A saga sempre abordou a força masculina. Contudo, no último volume, destaca a força das Mães Ancestrais. “A mitologia Iorubá tem muitos conflitos em geral, mas esse entre o masculino e o feminino é mais sério”, observa.
O escritor PJ Pereira cresceu em Ipanema, no Rio de Janeiro, e tinha receio dos cultos e ritos africanos. Adulto, ele se mudou para São Paulo, onde conheceu Zeno Millet, neto Mãe Menininha do Gantois. A partir dessa amizade, Pereira passou a conhecer e a estudar o candomblé, deixou os preconceitos de lado e decidiu escrever um livro que abordasse a mitologia africana.

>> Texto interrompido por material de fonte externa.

+        if ((int)groups.size() <= g) groups.resize(g + 1);
+        Group& G = groups[g];
+        if (sealed == 0 || W == 0) {
+            G.state = 2; G.W = 0;
+        } else {
+            if (cap >= (1ll << 29)) break;
+            const size_t a256 = 255;
+            const size_t sz_dirb = ((((size_t)W + 31) / 32) * 8 + a256) & ~a256;
+            const size_t sz_off = ((std::min<size_t>((size_t)cap, W) + 1) * 4 + a256) & ~a256;
+            const size_t sz_ent = ((size_t)cap * 4 + a256) & ~a256;
+            TF_TRY(pool.get(sz_dirb + sz_off + sz_ent, &G.buf, bytes_device));
+            G.off_spoff = sz_dirb; G.off_spent = sz_dirb + sz_off; G.W = W;
+            const int tiles = std::max(1, (int)((W + SEAL_TILE - 1) / SEAL_TILE));
+            TF_TRY(seal_cntw.reserve((size_t)W * 4, 0, stream, bytes_device));
+            TF_TRY(seal_tiles.reserve((size_t)tiles * 8, 0, stream, bytes_device));
+            SealJob J;
+            J.bucket = g; J.coo_w = nullptr; J.coo_pc = nullptr; J.ne = nullptr; J.dense = nullptr; J.D_alloc = 0;
+            J.dirb = (uint2*)G.buf.p; J.sp_off = (uint32_t*)((char*)G.buf.p + G.off_spoff); J.sp_ent = (uint32_t*)((char*)G.buf.p + G.off_spent);
+            J.dir2 = gdir.as<uint32_t>(); J.dir2_stride = gdir_stride;
+            J.cntw = seal_cntw.as<uint32_t>(); J.tile_sums = seal_tiles.as<uint32_t>(); J.W = W; J.ent_cap = (uint32_t)cap;
+            const unsigned gw = (unsigned)((W + SEAL_BLOCK - 1) / SEAL_BLOCK);
+            group_count_kernel<<<gw, SEAL_BLOCK, 0, stream>>>(bkt_tab.as<BucketDev>(), bkt_D.as<uint32_t>(), bkt_flags.as<uint32_t>(), g, W,
+                                                              J.cntw, grp_D.as<uint32_t>(), grp_flags.as<uint32_t>());
+            seal_tile_kernel<<<dim3((unsigned)tiles, 1), SEAL_BLOCK, 0, stream>>>(nullptr, J);
+            seal_scan_kernel<<<dim3((unsigned)tiles, 1), SEAL_BLOCK, 0, stream>>>(nullptr, J);
+            group_scatter_kernel<<<gw, SEAL_BLOCK, 0, stream>>>(bkt_tab.as<BucketDev>(), g, J);
+            TF_TRY(hipGetLastError());
+            for (int m = 0; m < TF_G; ++m) {
+                Bucket& k = buckets[b0 + m];
+                if (k.state != 1) continue;
+                pool.put(&k.spent);
+                TF_TRY(set_bucket(b0 + m));
+            }
+            G.state = 1;
+            group_merges += 1;
+        }
+        TF_TRY(set_group(g));
+        n_grouped = g + 1;
+    }
+    return hipSuccess;
+}
+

“Até hoje, tenho contato com Zeno, que é um dos meus melhores amigos”, conta o carioca que, atualmente, mora na Califórnia (EUA). “Nossa amizade é anterior ao meu interesse pelo mundo africano e vai perdurar muito além da história que acabei de contar.”
Com o fim da sequência de livros, PJ Pereira espera escrever mais publicações. “Tenho outras histórias que gostaria de contar. Algumas ligeiramente ligadas a essa série, outras completamente distintas, não só da obra, quanto da mitologia africana. Mas, por enquanto, vou tentar não mergulhar muito fundo. Quero limpar a cabeça para começar de novo.”